++++ Source information ++++
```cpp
#define GT_SEQ_FMAX 512
#ifndef GT_XCHG_SPIN_MAX
#define GT_XCHG_SPIN_MAX (1 << 22)
#endif
struct SeqLayerP { int64_t in_w, in_b, out_w, out_b, w1, b1, w2, b2, n1w, n1b, n2w, n2b; };
struct SeqLayerW { int64_t qkv, P, ctx, xhat1, rstd1, x1, hact, xhat2, rstd2, xout; };
struct SeqTmp { int64_t dzA, dzAm, dzB, dzBm, dhid, dqkv; };
struct SeqArgs {
  const float* prm; float* ws; const float* pe; const float* xin; float* hvo;
  int B, S, d, F, H, L, hd;
  const gt_step_state* st; uint32_t thr; float dscale;
  SeqLayerP p0; int64_t pstride;
  SeqLayerW w0; int64_t wstride;
  SeqTmp t0; int64_t tstride;
  int64_t in_w, in_b, encn_w, encn_b, out_w, out_b;
  int64_t x0, a0, memory, enc_xhat, enc_rstd, dlogits, da0;
  int64_t ln_part, ln_part_stride;
  int64_t stamps;
  int64_t pack_f, pack_b, kstride;
  int64_t dctx;
  int64_t amask, amask_stride;
  int64_t xchg;
  int64_t xchg_b; int fuse_b0;
  int spin_max;
  int quad_pro;
  int phase;
  const float* loss_y; float loss_penalty; float* loss_stats; float* loss_part; unsigned* loss_ticket;
  float* grd;
  int nseq;
  int wg_accumulate;
  int ride_last_k;
  int out_early;
  int tail_phase;
  int tail_ksplit;
  int ln_nwg;
  gt_step_state* bump;
};
static inline int gt_seq_wg_tiles(int rows, int cols) { return ((rows + 31) / 32) * ((cols + 63) / 64); }
void gt_seq_launch_pack(const SeqArgs& a, unsigned nblocks, hipStream_t s);
void gt_seq_launch_update_pack(const SeqArgs& a, int algo, float* params, float* grads, float* m, float* v, int64_t n, const gt_step_state* st,
                               int step_advanced, hipStream_t s);
void gt_seq_launch_fwd(const SeqArgs& a, int d_model, int hc, bool split, unsigned nblocks, hipStream_t s, bool quad = false);
static inline int64_t gt_seq_xchg_floats(int batch) { return 16 + (int64_t)4 * batch * 4 * 512 * 2; }
void gt_seq_launch_fb(const SeqArgs& a, unsigned nblocks, hipStream_t s);
void gt_seq_launch_bwd(const SeqArgs& a, int d_model, int hc, bool split, unsigned nblocks, hipStream_t s, bool quad = false);
void gt_seq_launch_tail(const SeqArgs& a, unsigned nblocks, hipStream_t s);
void gt_seq_launch_fwd64(const SeqArgs& a, int hc, unsigned nblocks, hipStream_t s);
void gt_seq_launch_bwd64(const SeqArgs& a, int hc, unsigned nblocks, hipStream_t s);
```

Baseline: 327,000 sequences/s.

## Hand off forward outputs to backward in LDS within fused fwd-bwd kernel

In the fused forward+backward launch, the output-layer weights and loss targets are prefetched before the final layernorm. Loss gradients are written straight into shared memory so the backward prologue can skip reloading dlogits and the last layer's activations from global memory. The cross-workgroup loss reduction moves into the backward pass, finished by the last ticket holder, instead of blocking at the end of forward. LN-backward prefetches are also issued early. The cost is more register pressure and a more intricate handover protocol between the two phases.

```diff
diff --git a/transformergrooveinfilling_amd/csrc/gt_seq.h b/transformergrooveinfilling_amd/csrc/gt_seq.h
--- a/transformergrooveinfilling_amd/csrc/gt_seq.h
+++ b/transformergrooveinfilling_amd/csrc/gt_seq.h
@@ -154,6 +154,29 @@
 #pragma unroll
   for (int u = 0; u < NK; ++u) { if (16 * u < K) seq_mma<HALF>(acc0, acc1, b[u], sA, lda, l16, 16 * u + 4 * lg); }
   epi(n0, acc0, acc1, bi);
+}
+template <int NK> struct SeqEdgeB { float b[NK][4], bi[4]; };
+template <bool BKM, bool VEC, int NK>
+__device__ __forceinline__ void seq_mm_edge_load(SeqEdgeB<NK>& e, const int K, const float* __restrict__ W, const int ldw, const int N,
+                                                 const float* __restrict__ bias, const int wave, const int lane, const float* zp) {
+  const int l16 = lane & 15, lg = lane >> 4;
+  const int n0 = wave * 16;
+  if (n0 >= N) return;
+#pragma unroll
+  for (int u = 0; u < NK; ++u) { if (16 * u < K) seq_ldb<BKM, VEC>(e.b[u], W, ldw, n0 + l16, N, 16 * u + 4 * lg, K, zp); }
+#pragma unroll
+  for (int r = 0; r < 4; ++r) e.bi[r] = *((bias != nullptr && n0 + 4 * lg + r < N) ? bias + n0 + 4 * lg + r : zp);
+}
+template <int NK, bool HALF, typename Epi>
+__device__ __forceinline__ void seq_mm_edge_run(const SeqEdgeB<NK>& e, const float* sA, const int lda, const int K, const int N, const int wave,
+                                                const int lane, Epi epi) {
+  const int l16 = lane & 15, lg = lane >> 4;
+  const int n0 = wave * 16;
+  if (n0 >= N) return;
+  f32x4 acc0 = f32x4{0.f, 0.f, 0.f, 0.f}, acc1 = f32x4{0.f, 0.f, 0.f, 0.f};
+#pragma unroll
+  for (int u = 0; u < NK; ++u) { if (16 * u < K) seq_mma<HALF>(acc0, acc1, e.b[u], sA, lda, l16, 16 * u + 4 * lg); }
+  epi(n0, acc0, acc1, e.bi);
 }
 
 template <int NK> struct SeqB { float4 v[NK]; };
@@ -1127,9 +1150,10 @@
   static constexpr int UNI = QKV > FFN ? QKV : FFN;
 };
 template <int DP> struct SeqFwdLds { static constexpr int N = 3 * SeqGeo<DP>::TILE + SeqGeo<DP>::RES + SeqGeo<DP>::UNI; };
-template <int DP, int HDC, bool EXACT, bool SPLIT, bool QUAD = false>
+template <int DP, int HDC, bool EXACT, bool SPLIT, bool QUAD = false, bool FB = false>
 __device__ __forceinline__ bool seq_fwd_body(const SeqArgs& a, float* const lds) {
   static_assert(!QUAD || (SPLIT && EXACT && DP == 128), "QUAD: the SPLIT kernels of d_model 128");
+  static_assert(!FB || QUAD, "FB: the fused launch of the QUAD schedule");
   using G = SeqGeo<DP>;
   constexpr int SX = G::SX, SH = G::SH, SQ = G::SQ, SRS = G::SRS, CW = G::CW, NK = G::NK;
   constexpr int HD = SeqHd<HDC>::HD;
@@ -1399,11 +1423,19 @@
     return false;
   };
   auto output_layer = [&]() {
+    SeqEdgeB<NK> ob;
+    float ly0 = 0.f, ly1 = 0.f, ly2 = 0.f;
+    if constexpr (FB) {
+      seq_mm_edge_load<false, true, NK>(ob, d, prm + a.out_w, d, GT_TGT, prm + a.out_b, wave, lane, zp);
+      if (tid < NROW * GT_VOICES) {
+        const float* yp = a.loss_y + (r0 + rb + tid / GT_VOICES) * GT_TGT + tid % GT_VOICES;
+        ly0 = yp[0]; ly1 = yp[GT_VOICES]; ly2 = yp[2 * GT_VOICES];
+      }
+    }
     seq_ln_fwd<DP, HALF>([&](int row, int c0, float (&z)[CW]) { SeqVec<CW>::ld(z, &sX[row * SX + c0]); }, sC, SX, d, prm + a.encn_w, prm + a.encn_b,
                          ws + a.memory + r0 * d, ws + a.enc_xhat + r0 * d, ws + a.enc_rstd + r0, tid, rb);
     GT_BARRIER();
-    seq_mm_edge<false, true, NK, HALF>(sC + rb * SX, SX, d, prm + a.out_w, d, GT_TGT, prm + a.out_b, wave, lane, zp,
-                                       [&](int n0, const f32x4& c0, const f32x4& c1, const float (&bi)[4]) {
+    auto out_epi = [&](int n0, const f32x4& c0, const f32x4& c1, const float (&bi)[4]) {
 #pragma unroll
       for (int h2 = 0; h2 < NH; ++h2) {
         const f32x4& c = h2 ? c1 : c0;
@@ -1419,7 +1451,9 @@
           }
         }
       }
-    });
+    };
+    if constexpr (FB) seq_mm_edge_run<NK, HALF>(ob, sC + rb * SX, SX, d, GT_TGT, wave, lane, out_epi);
+    else seq_mm_edge<false, true, NK, HALF>(sC + rb * SX, SX, d, prm + a.out_w, d, GT_TGT, prm + a.out_b, wave, lane, zp, out_epi);
     if (a.loss_y == nullptr) return;
     const unsigned lwg_n = QUAD ? gridDim.x >> 1 : gridDim.x, lwg_id = QUAD ? (unsigned)half_id : blockIdx.x;
     GT_BARRIER();
@@ -1430,13 +1464,21 @@
       const int row = rb + tid / GT_VOICES, j = tid % GT_VOICES;
       const size_t base = (r0 + row) * GT_TGT + j;
       float gh, gv, go;
-      gt_loss_elem<true>(sR[row * 28 + j], sR[row * 28 + j + GT_VOICES], sR[row * 28 + j + 2 * GT_VOICES], a.loss_y[base],
-                         a.loss_y[base + GT_VOICES], a.loss_y[base + 2 * GT_VOICES], a.loss_penalty, invM, bce, mv, mo, ok, gh, gv, go);
+      if constexpr (!FB) { ly0 = a.loss_y[base]; ly1 = a.loss_y[base + GT_VOICES]; ly2 = a.loss_y[base + 2 * GT_VOICES]; }
+      gt_loss_elem<true>(sR[row * 28 + j], sR[row * 28 + j + GT_VOICES], sR[row * 28 + j + 2 * GT_VOICES], ly0, ly1, ly2, a.loss_penalty, invM,
+                         bce, mv, mo, ok, gh, gv, go);
       ws[a.dlogits + base] = gh; ws[a.dlogits + base + GT_VOICES] = gv; ws[a.dlogits + base + 2 * GT_VOICES] = go;
+      if constexpr (FB) { sC[row * SX + j] = gh; sC[row * SX + j + GT_VOICES] = gv; sC[row * SX + j + 2 * GT_VOICES] = go; }
+    }
+    if constexpr (FB) {
+      constexpr int ZC = 32 - GT_TGT;
+      const int t = tid - NROW * GT_VOICES;
+      if (t >= 0 && t < NROW * ZC) sC[(rb + t / ZC) * SX + GT_TGT + t % ZC] = 0.f;
     }
     bce = gt_wave_sum(bce); mv = gt_wave_sum(mv); mo = gt_wave_sum(mo); ok = gt_wave_sum(ok);
     if (lane == 0) { red[wave * 4 + 0] = bce; red[wave * 4 + 1] = mv; red[wave * 4 + 2] = mo; red[wave * 4 + 3] = ok; }
     GT_BARRIER();
+    if constexpr (FB) return;
     if (tid == 0 && cpart != 0) red[32] = 0.0f;
     if (tid == 0 && cpart == 0) {
 #pragma unroll
@@ -1525,6 +1567,27 @@
     GT_STAMP(61 + 2 * (l + 1));
   }
   return true;
+}
+__device__ __forceinline__ void seq_loss_finish(const SeqArgs& a, const unsigned tick, const unsigned lwg_n, const int lane) {
+  if (__shfl((lane == 0 && tick == lwg_n - 1) ? 1.0f : 0.0f, 0) == 0.0f) return;
+  const float invM = 1.0f / (float)(a.B * 32);
+  float s[4] = {0.f, 0.f, 0.f, 0.f};
+  for (unsigned bk = lane; bk < lwg_n; bk += 64) {
+    float v[4];
+#pragma unroll
+    for (int q = 0; q < 4; ++q) v[q] = gt_pub_load(a.loss_part + bk * 4 + q);
+#pragma unroll
+    for (int q = 0; q < 4; ++q) s[q] += v[q];
+  }
+#pragma unroll
+  for (int q = 0; q < 4; ++q) s[q] = gt_wave_sum(s[q]) * invM;
+  if (lane == 0) {
+    a.loss_stats[0] = s[0] + s[1] + s[2];
+    a.loss_stats[1] = s[3] * (1.0f / GT_VOICES);
+    a.loss_stats[2] = 0.f;
+    a.loss_stats[3] = s[0]; a.loss_stats[4] = s[1]; a.loss_stats[5] = s[2]; a.loss_stats[6] = 0.f; a.loss_stats[7] = 0.f;
+    *a.loss_ticket = 0u;
+  }
 }
 template <int DP, int HDC, bool EXACT, bool SPLIT, bool QUAD = false>
 __global__ __launch_bounds__(GT_SEQ_NT) void seq_fwd_kernel(SeqArgs a) {
@@ -1582,13 +1645,25 @@
     }
   };
 
+  unsigned tick = ~0u;
+  constexpr bool PFQ = QUAD;
+  SeqLnBwdPre<CW> lbep, lbqp;
   auto prologue = [&]() {
-    for (int e = tid; e < NROW * 32; e += GT_SEQ_NT) {
-      const int r = rb + (e >> 5), c = e & 31;
-      sC[r * SX + c] = *(c < GT_TGT ? ws + a.dlogits + (r0 + r) * GT_TGT + c : zp);
-    }
-    if (!SPLIT) load_rows(sH, SH, ws + a.w0.hact + (int64_t)(a.L - 1) * a.wstride + r0 * F, F, 0, 32);
-    GT_BARRIER();
+    if constexpr (PFQ) {
+      const float* wq = ws + (int64_t)(a.L - 1) * a.wstride;
+      seq_ln_bwd_pre<CW>(lbep, d, ws + a.enc_xhat + r0 * d, ws + a.enc_rstd + r0, prm + a.encn_w, tid, rb);
+      seq_ln_bwd_pre<CW>(lbqp, d, wq + a.w0.xhat2 + r0 * d, wq + a.w0.rstd2 + r0, prm + (int64_t)(a.L - 1) * a.pstride + a.p0.n2w, tid, rb);
+    }
+    bool din = false;
+    if constexpr (QUAD) din = a.fb_handover != 0;
+    if (!din) {
+      for (int e = tid; e < NROW * 32; e += GT_SEQ_NT) {
+        const int r = rb + (e >> 5), c = e & 31;
+        sC[r * SX + c] = *(c < GT_TGT ? ws + a.dlogits + (r0 + r) * GT_TGT + c : zp);
+      }
+      if (!SPLIT) load_rows(sH, SH, ws + a.w0.hact + (int64_t)(a.L - 1) * a.wstride + r0 * F, F, 0, 32);
+      GT_BARRIER();
+    }
     seq_mm_edge<true, true, 2, HALF>(sC + rb * SX, SX, GT_TGT, prm + a.out_w, d, d, nullptr, wave, lane, zp,
                                      [&](int n0, const f32x4& c0, const f32x4& c1, const float (&)[4]) {
       const int col = n0 + 4 * lg;
@@ -1596,10 +1671,20 @@
       if (!HALF) *reinterpret_cast<float4*>(&sZ[(16 + l16) * SX + col]) = make_float4(c1[0], c1[1], c1[2], c1[3]);
     });
     GT_BARRIER();
+    if constexpr (QUAD) {
+      if (a.fb_handover != 0 && cpart == 0 && wave == GT_SEQ_WAVES - 1) {
+        if (lane < 4) {
+          float t = sDZ[lane];
+          for (int w = 1; w < GT_SEQ_WAVES; ++w) t += sDZ[w * 4 + lane];
+          gt_pub_store(a.loss_part + half_id * 4 + lane, t);
+        }
+        if (lane == 0) tick = gt_pub_ticket(a.loss_ticket);
+      }
+    }
     {
       SeqDropK nd = dk; nd.thr = 0u;
       seq_ln_bwd<DP, HALF>([&](int row, int c0, float (&g)[CW]) { SeqVec<CW>::ld(g, &sZ[row * SX + c0]); }, sZ, sC, SX, d, ws + a.enc_xhat + r0 * d,
-                           ws + a.enc_rstd + r0, prm + a.encn_w, nd, 0u, 0u, nullptr, nullptr, sP, tid, rb);
+                           ws + a.enc_rstd + r0, prm + a.encn_w, nd, 0u, 0u, nullptr, nullptr, sP, tid, rb, PFQ ? &lbep : nullptr);
     }
     GT_BARRIER();
     if (sv0) seq_ln_part<DP, HALF>(sP, part_at(0), d, tid);
@@ -1626,7 +1711,9 @@
     const int fc0 = QUAD ? cpart * (F >> 1) : 0, fcn = QUAD ? F >> 1 : F;
     const int hq4 = fcn >> 2, hn = 16 * hq4;
     auto hoff = [&](const int u) { const int e = tid + u * GT_SEQ_NT, ec = e < hn ? e : hn - 1; return (unsigned)((rb + ec / hq4) * F + fc0 + (ec % hq4) * 4); };
-    if (SPLIT) {
+    bool hin = false;
+    if constexpr (QUAD) hin = a.fb_handover != 0 && fromg;
+    if (SPLIT && !hin) {
       const float* src = wl + a.w0.hact + r0 * F;
       hp0 = *reinterpret_cast<const float4*>(src + hoff(0)); hp1 = *reinterpret_cast<const float4*>(src + hoff(1));
       hp2 = *reinterpret_cast<const float4*>(src + hoff(2)); hp3 = *reinterpret_cast<const float4*>(src + hoff(3));
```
++++
▸ What is expected
Where in the entries above does the word "EXACT" appear? Copy each line that has it.

▸ Problem solution
-template <int DP, int HDC, bool EXACT, bool SPLIT, bool QUAD = false>
+template <int DP, int HDC, bool EXACT, bool SPLIT, bool QUAD = false, bool FB = false>
   static_assert(!QUAD || (SPLIT && EXACT && DP == 128), "QUAD: the SPLIT kernels of d_model 128");
 template <int DP, int HDC, bool EXACT, bool SPLIT, bool QUAD = false>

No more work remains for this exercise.